Data records:
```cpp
__device__ void resolve_dictionary(JobDev& job, PageDev* pages, uint8_t* scratch) {
  int np = job.num_pages < job.page_cap ? job.num_pages : job.page_cap;
  if (job.status == kCAPACITY) np = 0;
  if (job.dict_page < 0 || job.dict_page >= np) return;
  PageDev& dp = pages[job.page_base + job.dict_page];
  if (dp.read_status != kOK) return;
  const uint8_t* blk =
      dp.scratch_offset >= 0 ? scratch + job.scratch_base + dp.scratch_offset : job.data + dp.payload_offset;
  const int64_t blen = dp.usize;
  const int64_t cnt = dp.num_values;
  const int w = job.keep_dict ? job.entry_width : job.value_width;
  dp.block = blk;
  dp.block_len = blen;
  int st = kOK;
  int flags = 0;
  if (w > 0) {
    if (job.type == 3) {
      const int64_t full = blen / 12, rem = blen % 12;
      if (cnt > full + (rem > 0 ? 1 : 0)) st = kEOF;
      else if (cnt == full + 1 && rem > 0) flags = 1;
    } else if (cnt * w > blen) {
      st = kEOF;
    }
  } else {
    flags = 2;
    job.need_doffs = (cnt < blen / 4 ? cnt : blen / 4) + 2;
    if (job.need_doffs > job.doffs_cap) job.status = kCAPACITY;
    if (job.keep_dict) {
      job.need_dchars = blen;
      if (blen > job.dchars_cap) job.status = kCAPACITY;
    }
  }
  if (st == kOK) {
    job.flags |= flags;
    job.dict_data = blk;
    job.dict_count = (flags & 2) ? 0 : cnt;
    job.dict_len = blen;
  } else {
    dp.read_status = st;
  }
}

__global__ void __launch_bounds__(256) k_dict_resolve(JobDev* jobs, int n_jobs, PageDev* pages, uint8_t* scratch) {
  const int j = blockIdx.x * 256 + threadIdx.x;
  if (j < n_jobs) resolve_dictionary(jobs[j], pages, scratch);
}

__device__ int nn_job_tail(JobDev& job, PageDev* pages, uint8_t* scratch, int np, int64_t carry, bool fail0) {
  int cap = fail0 || job.status == kCAPACITY;
  job.num_values = carry;
  const int64_t vb = job.value_width > 0 ? carry * job.value_width : 0;
  if (job.value_width > 0 && vb > job.value_cap) job.status = kCAPACITY, cap = 1;
  job.values_bytes = vb;
  return cap;
}

__device__ int64_t part_n(const PageDev& pg, const HStream* streams, int64_t* count, bool* hyb);
__device__ void plan_split_pages(JobDev& job, const PageDev* pp, const HStream* streams, const BlockDesc* blks,
                                 PartRec* parts, int64_t base, int nbig, const int* big, const int64_t* boff);
__device__ void plan_parts_from(JobDev& job, int np, const PageDev* pp, const HStream* streams, const BlockDesc* blks,
                                PartRec* parts, int64_t base);

__device__ __forceinline__ int nn_pages(const JobDev& job) {
  const int np = job.num_pages < job.page_cap ? job.num_pages : job.page_cap;
  return job.status == kCAPACITY ? 0 : np;
}

__device__ __forceinline__ void nn_page_counts(const PageDev* pp, int i, int np, const HStream* streams, int32_t* nn,
                                               int32_t* kv, int32_t* vmode) {
  const PageDev& pg = pp[i < np ? i : np - 1];
  const int32_t f_type = pg.page_type, f_nn = pg.not_null, f_rs = pg.read_status, f_ds = pg.decode_status,
                f_enc = pg.encoding, vm = pg.vmode;
  *nn = *kv = 0;
  *vmode = vm;
  if (i >= np) return;
  const bool data = f_type == 0 || f_type == 3;
  *nn = data ? f_nn : 0;
  int32_t k = 0;
// ... 293 lines not shown
```

parquet-go_amd/csrc/pqg_runtime.hip:

```cpp
#include <hip/hip_runtime.h>
#include <cstdlib>

#include <algorithm>
#include <cstring>
#include <type_traits>
#include <vector>

#include "pqg_ctx.h"
#include "pqg_crc.h"
#include "pqg_kernels.h"
#include "pqg_zstd.h"

using namespace pqg;

namespace {

constexpr int kMaxAttempts = 6;

JobKey job_key(const pqg_chunk_job& j) {
  return JobKey{(uintptr_t)j.data, j.total_compressed_size, j.num_values_hint, (j.col.flags & PQG_COL_KEEP_DICT) ? 1 : 0};
}

int64_t align_up(int64_t v, int64_t a) { return (v + a - 1) / a * a; }
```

### Work order
From the records above, extract every entry exactly as given.

### Response below
```cpp
__device__ void resolve_dictionary(JobDev& job, PageDev* pages, uint8_t* scratch) {
  int np = job.num_pages < job.page_cap ? job.num_pages : job.page_cap;
  if (job.status == kCAPACITY) np = 0;
  if (job.dict_page < 0 || job.dict_page >= np) return;
  PageDev& dp = pages[job.page_base + job.dict_page];
  if (dp.read_status != kOK) return;
  const uint8_t* blk =
      dp.scratch_offset >= 0 ? scratch + job.scratch_base + dp.scratch_offset : job.data + dp.payload_offset;
  const int64_t blen = dp.usize;
  const int64_t cnt = dp.num_values;
  const int w = job.keep_dict ? job.entry_width : job.value_width;
  dp.block = blk;
  dp.block_len = blen;
  int st = kOK;
  int flags = 0;
  if (w > 0) {
    if (job.type == 3) {
      const int64_t full = blen / 12, rem = blen % 12;
      if (cnt > full + (rem > 0 ? 1 : 0)) st = kEOF;
      else if (cnt == full + 1 && rem > 0) flags = 1;
    } else if (cnt * w > blen) {
      st = kEOF;
    }
  } else {
    flags = 2;
    job.need_doffs = (cnt < blen / 4 ? cnt : blen / 4) + 2;
    if (job.need_doffs > job.doffs_cap) job.status = kCAPACITY;
    if (job.keep_dict) {
      job.need_dchars = blen;
      if (blen > job.dchars_cap) job.status = kCAPACITY;
    }
  }
  if (st == kOK) {
    job.flags |= flags;
    job.dict_data = blk;
    job.dict_count = (flags & 2) ? 0 : cnt;
    job.dict_len = blen;
  } else {
    dp.read_status = st;
  }
}

__global__ void __launch_bounds__(256) k_dict_resolve(JobDev* jobs, int n_jobs, PageDev* pages, uint8_t* scratch) {
  const int j = blockIdx.x * 256 + threadIdx.x;
  if (j < n_jobs) resolve_dictionary(jobs[j], pages, scratch);
}

__device__ int nn_job_tail(JobDev& job, PageDev* pages, uint8_t* scratch, int np, int64_t carry, bool fail0) {
  int cap = fail0 || job.status == kCAPACITY;
  job.num_values = carry;
  const int64_t vb = job.value_width > 0 ? carry * job.value_width : 0;
  if (job.value_width > 0 && vb > job.value_cap) job.status = kCAPACITY, cap = 1;
  job.values_bytes = vb;
  return cap;
}

__device__ int64_t part_n(const PageDev& pg, const HStream* streams, int64_t* count, bool* hyb);
__device__ void plan_split_pages(JobDev& job, const PageDev* pp, const HStream* streams, const BlockDesc* blks,
                                 PartRec* parts, int64_t base, int nbig, const int* big, const int64_t* boff);
__device__ void plan_parts_from(JobDev& job, int np, const PageDev* pp, const HStream* streams, const BlockDesc* blks,
                                PartRec* parts, int64_t base);

__device__ __forceinline__ int nn_pages(const JobDev& job) {
  const int np = job.num_pages < job.page_cap ? job.num_pages : job.page_cap;
  return job.status == kCAPACITY ? 0 : np;
}

__device__ __forceinline__ void nn_page_counts(const PageDev* pp, int i, int np, const HStream* streams, int32_t* nn,
                                               int32_t* kv, int32_t* vmode) {
  const PageDev& pg = pp[i < np ? i : np - 1];
  const int32_t f_type = pg.page_type, f_nn = pg.not_null, f_rs = pg.read_status, f_ds = pg.decode_status,
                f_enc = pg.encoding, vm = pg.vmode;
  *nn = *kv = 0;
  *vmode = vm;
  if (i >= np) return;
  const bool data = f_type == 0 || f_type == 3;
  *nn = data ? f_nn : 0;
  int32_t k = 0;
// ... 293 lines not shown
```

parquet-go_amd/csrc/pqg_runtime.hip:

```cpp
#include <hip/hip_runtime.h>
#include <cstdlib>

#include <algorithm>
#include <cstring>
#include <type_traits>
#include <vector>

#include "pqg_ctx.h"
#include "pqg_crc.h"
#include "pqg_kernels.h"
#include "pqg_zstd.h"

using namespace pqg;

namespace {

constexpr int kMaxAttempts = 6;

JobKey job_key(const pqg_chunk_job& j) {
  return JobKey{(uintptr_t)j.data, j.total_compressed_size, j.num_values_hint, (j.col.flags & PQG_COL_KEEP_DICT) ? 1 : 0};
}

int64_t align_up(int64_t v, int64_t a) { return (v + a - 1) / a * a; }
```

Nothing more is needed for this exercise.